AIM OF THE TASK: Print all the records exactly as they stand.

DATA:
## Stack hi and lo weight rows into one MFMA for narrow lean-kernel layers

For the lean kernel's eight layers with at most 16 output rows, each lane reads its A fragment from an offset that puts the hi weight rows in the upper M half and the lo rows in the lower half. One 32x32 MFMA then computes W_hi·x and W_lo·x together, and the two row halves are summed afterwards, cutting the bf16x3 products from three to two per k-step. It also halves the LDS fragment reads for these layers. In exchange it adds an extra VGPR for the stacked offset, extra adds after each layer, and depends on the stacked LDS layout lining up with the hi/lo pieces.

```diff
diff --git a/vanerf_amd/csrc/bf16x3_ring.h b/vanerf_amd/csrc/bf16x3_ring.h
--- a/vanerf_amd/csrc/bf16x3_ring.h
+++ b/vanerf_amd/csrc/bf16x3_ring.h
@@ -1,4 +1,6 @@
 #pragma once
+#include <type_traits>
+
 #include "common.h"
 #include "mfma_chain.h"
 
@@ -11,6 +13,8 @@
 typedef __bf16 bf16x2 __attribute__((ext_vector_type(2)));
 
 struct FragB { u32x4 hi, lo; };
+template <bool STACK> using FragOf = std::conditional_t<STACK, u32x4, FragB>;
+constexpr unsigned STACK_DELTA = 1024u - 16u * 16u;
 
 constexpr int RING_WAVES = 8;
 
@@ -39,8 +43,9 @@
 struct LAddr {
     unsigned w[3];
     unsigned dma_lds, dma_src;
+    unsigned stk;
 };
-__device__ __forceinline__ LAddr make_laddr(int lane, unsigned wv_uniform = 0u)
+__device__ __forceinline__ LAddr make_laddr(int lane, unsigned wv_uniform = 0u, bool stacked = false)
 {
     LAddr a;
     a.dma_lds = LDS_RING + wv_uniform * 2048u; a.dma_src = wv_uniform * 2048u;
@@ -48,15 +53,24 @@
     asm volatile("" : "+v"(a.w[0]));
     a.w[1] = a.w[0] + 0x10000u; a.w[2] = a.w[0] + 0x20000u;
     asm volatile("" : "+v"(a.w[1]), "+v"(a.w[2]));
+    a.stk = 0u;
+    if (stacked) {
+        a.stk = ((unsigned)lane & 16u) ? STACK_DELTA : 0u;
+        asm volatile("" : "+v"(a.stk));
+    }
     return a;
 }
 template <unsigned BYTE> __device__ __forceinline__ u32x4 lds_frag(const LAddr& a)
 {
     return *reinterpret_cast<const lds_u32x4_t*>((size_t)(a.w[BYTE >> 16] + (BYTE & 0xffffu)));
+}
+template <unsigned BYTE> __device__ __forceinline__ u32x4 lds_frag_stacked(const LAddr& a)
+{
+    return *reinterpret_cast<const lds_u32x4_t*>((size_t)(a.w[BYTE >> 16] + a.stk + (BYTE & 0xffffu)));
 }
 __device__ __forceinline__ lds_u32_t* lds_ctrl() { return reinterpret_cast<lds_u32_t*>((size_t)LDS_CTRL); }
 template <int NB> struct RingDepthB { static constexpr int value = NB == 1 ? 1 : 2; };
-template <int NB> struct RingB { FragB b[RingDepthB<NB>::value]; };
+template <int NB, bool STACK = false> struct RingB { FragOf<STACK> b[RingDepthB<NB>::value]; };
 
 template <unsigned P> __device__ __forceinline__ void ring_dma(WRsrc rs, const LAddr& la)
 {
@@ -79,31 +93,41 @@
     if constexpr (RING_STREAM_PHASES<LEVEL> % 2u == 1u) phase_begin<LEVEL, RING_PHASES<LEVEL> - 1u>(rs, la);
 }
 
-template <int LEVEL, bool RES, unsigned DW> __device__ __forceinline__ FragB wload_blk(WRsrc rs, const LAddr& la)
+template <int LEVEL, bool RES, unsigned DW, bool STACK = false> __device__ __forceinline__ FragOf<STACK> wload_blk(WRsrc rs, const LAddr& la)
 {
     constexpr unsigned PHASES = RING_PHASES<LEVEL>, BASE_DW = RES_BASE_DW<LEVEL>;
     static_assert(RES == (DW >= BASE_DW), "a layer's fragments are either resident or streamed through the ring: nothing is fetched per wave");
-    FragB r;
+    static_assert(!STACK || LEVEL == 2, "only the lean kernel stacks the hi and lo rows of its narrow layers");
+    FragOf<STACK> r;
     if constexpr (RES) {
-        r.hi = lds_frag<LDS_RES + (DW - BASE_DW) * 4u>(la);
-        r.lo = lds_frag<LDS_RES + (DW - BASE_DW + 256u) * 4u>(la);
+        if constexpr (STACK) r = lds_frag_stacked<LDS_RES + (DW - BASE_DW) * 4u>(la);
+        else {
+            r.hi = lds_frag<LDS_RES + (DW - BASE_DW) * 4u>(la);
+            r.lo = lds_frag<LDS_RES + (DW - BASE_DW + 256u) * 4u>(la);
+        }
     } else {
         constexpr unsigned q = DW / 256u;
         static_assert(q % 2u == 0 && q + 1u < PHASES * RING_PHASE_PIECES, "block fragments are two consecutive pieces inside the streamed part");
+        static_assert(q % (2u * RING_PHASE_PIECES) + 1u < 2u * RING_PHASE_PIECES, "hi and lo piece lie in the same half of the ring");
         if constexpr (q % RING_PHASE_PIECES == 0) phase_begin<LEVEL, q / RING_PHASE_PIECES>(rs, la);
-        r.hi = lds_frag<LDS_RING + (q % (2u * RING_PHASE_PIECES)) * 1024u>(la);
-        r.lo = lds_frag<LDS_RING + ((q + 1u) % (2u * RING_PHASE_PIECES)) * 1024u>(la);
+        if constexpr (STACK) r = lds_frag_stacked<LDS_RING + (q % (2u * RING_PHASE_PIECES)) * 1024u>(la);
+        else {
+            r.hi = lds_frag<LDS_RING + (q % (2u * RING_PHASE_PIECES)) * 1024u>(la);
+            r.lo = lds_frag<LDS_RING + ((q + 1u) % (2u * RING_PHASE_PIECES)) * 1024u>(la);
+        }
     }
     return r;
 }
 
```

RESPONSE TO THIS EXERCISE:
## Stack hi and lo weight rows into one MFMA for narrow lean-kernel layers

For the lean kernel's eight layers with at most 16 output rows, each lane reads its A fragment from an offset that puts the hi weight rows in the upper M half and the lo rows in the lower half. One 32x32 MFMA then computes W_hi·x and W_lo·x together, and the two row halves are summed afterwards, cutting the bf16x3 products from three to two per k-step. It also halves the LDS fragment reads for these layers. In exchange it adds an extra VGPR for the stacked offset, extra adds after each layer, and depends on the stacked LDS layout lining up with the hi/lo pieces.

```diff
diff --git a/vanerf_amd/csrc/bf16x3_ring.h b/vanerf_amd/csrc/bf16x3_ring.h
--- a/vanerf_amd/csrc/bf16x3_ring.h
+++ b/vanerf_amd/csrc/bf16x3_ring.h
@@ -1,4 +1,6 @@
 #pragma once
+#include <type_traits>
+
 #include "common.h"
 #include "mfma_chain.h"
 
@@ -11,6 +13,8 @@
 typedef __bf16 bf16x2 __attribute__((ext_vector_type(2)));
 
 struct FragB { u32x4 hi, lo; };
+template <bool STACK> using FragOf = std::conditional_t<STACK, u32x4, FragB>;
+constexpr unsigned STACK_DELTA = 1024u - 16u * 16u;
 
 constexpr int RING_WAVES = 8;
 
@@ -39,8 +43,9 @@
 struct LAddr {
     unsigned w[3];
     unsigned dma_lds, dma_src;
+    unsigned stk;
 };
-__device__ __forceinline__ LAddr make_laddr(int lane, unsigned wv_uniform = 0u)
+__device__ __forceinline__ LAddr make_laddr(int lane, unsigned wv_uniform = 0u, bool stacked = false)
 {
     LAddr a;
     a.dma_lds = LDS_RING + wv_uniform * 2048u; a.dma_src = wv_uniform * 2048u;
@@ -48,15 +53,24 @@
     asm volatile("" : "+v"(a.w[0]));
     a.w[1] = a.w[0] + 0x10000u; a.w[2] = a.w[0] + 0x20000u;
     asm volatile("" : "+v"(a.w[1]), "+v"(a.w[2]));
+    a.stk = 0u;
+    if (stacked) {
+        a.stk = ((unsigned)lane & 16u) ? STACK_DELTA : 0u;
+        asm volatile("" : "+v"(a.stk));
+    }
     return a;
 }
 template <unsigned BYTE> __device__ __forceinline__ u32x4 lds_frag(const LAddr& a)
 {
     return *reinterpret_cast<const lds_u32x4_t*>((size_t)(a.w[BYTE >> 16] + (BYTE & 0xffffu)));
+}
+template <unsigned BYTE> __device__ __forceinline__ u32x4 lds_frag_stacked(const LAddr& a)
+{
+    return *reinterpret_cast<const lds_u32x4_t*>((size_t)(a.w[BYTE >> 16] + a.stk + (BYTE & 0xffffu)));
 }
 __device__ __forceinline__ lds_u32_t* lds_ctrl() { return reinterpret_cast<lds_u32_t*>((size_t)LDS_CTRL); }
 template <int NB> struct RingDepthB { static constexpr int value = NB == 1 ? 1 : 2; };
-template <int NB> struct RingB { FragB b[RingDepthB<NB>::value]; };
+template <int NB, bool STACK = false> struct RingB { FragOf<STACK> b[RingDepthB<NB>::value]; };
 
 template <unsigned P> __device__ __forceinline__ void ring_dma(WRsrc rs, const LAddr& la)
 {
@@ -79,31 +93,41 @@
     if constexpr (RING_STREAM_PHASES<LEVEL> % 2u == 1u) phase_begin<LEVEL, RING_PHASES<LEVEL> - 1u>(rs, la);
 }
 
-template <int LEVEL, bool RES, unsigned DW> __device__ __forceinline__ FragB wload_blk(WRsrc rs, const LAddr& la)
+template <int LEVEL, bool RES, unsigned DW, bool STACK = false> __device__ __forceinline__ FragOf<STACK> wload_blk(WRsrc rs, const LAddr& la)
 {
     constexpr unsigned PHASES = RING_PHASES<LEVEL>, BASE_DW = RES_BASE_DW<LEVEL>;
     static_assert(RES == (DW >= BASE_DW), "a layer's fragments are either resident or streamed through the ring: nothing is fetched per wave");
-    FragB r;
+    static_assert(!STACK || LEVEL == 2, "only the lean kernel stacks the hi and lo rows of its narrow layers");
+    FragOf<STACK> r;
     if constexpr (RES) {
-        r.hi = lds_frag<LDS_RES + (DW - BASE_DW) * 4u>(la);
-        r.lo = lds_frag<LDS_RES + (DW - BASE_DW + 256u) * 4u>(la);
+        if constexpr (STACK) r = lds_frag_stacked<LDS_RES + (DW - BASE_DW) * 4u>(la);
+        else {
+            r.hi = lds_frag<LDS_RES + (DW - BASE_DW) * 4u>(la);
+            r.lo = lds_frag<LDS_RES + (DW - BASE_DW + 256u) * 4u>(la);
+        }
     } else {
         constexpr unsigned q = DW / 256u;
         static_assert(q % 2u == 0 && q + 1u < PHASES * RING_PHASE_PIECES, "block fragments are two consecutive pieces inside the streamed part");
+        static_assert(q % (2u * RING_PHASE_PIECES) + 1u < 2u * RING_PHASE_PIECES, "hi and lo piece lie in the same half of the ring");
         if constexpr (q % RING_PHASE_PIECES == 0) phase_begin<LEVEL, q / RING_PHASE_PIECES>(rs, la);
-        r.hi = lds_frag<LDS_RING + (q % (2u * RING_PHASE_PIECES)) * 1024u>(la);
-        r.lo = lds_frag<LDS_RING + ((q + 1u) % (2u * RING_PHASE_PIECES)) * 1024u>(la);
+        if constexpr (STACK) r = lds_frag_stacked<LDS_RING + (q % (2u * RING_PHASE_PIECES)) * 1024u>(la);
+        else {
+            r.hi = lds_frag<LDS_RING + (q % (2u * RING_PHASE_PIECES)) * 1024u>(la);
+            r.lo = lds_frag<LDS_RING + ((q + 1u) % (2u * RING_PHASE_PIECES)) * 1024u>(la);
+        }
     }
     return r;
 }
 
```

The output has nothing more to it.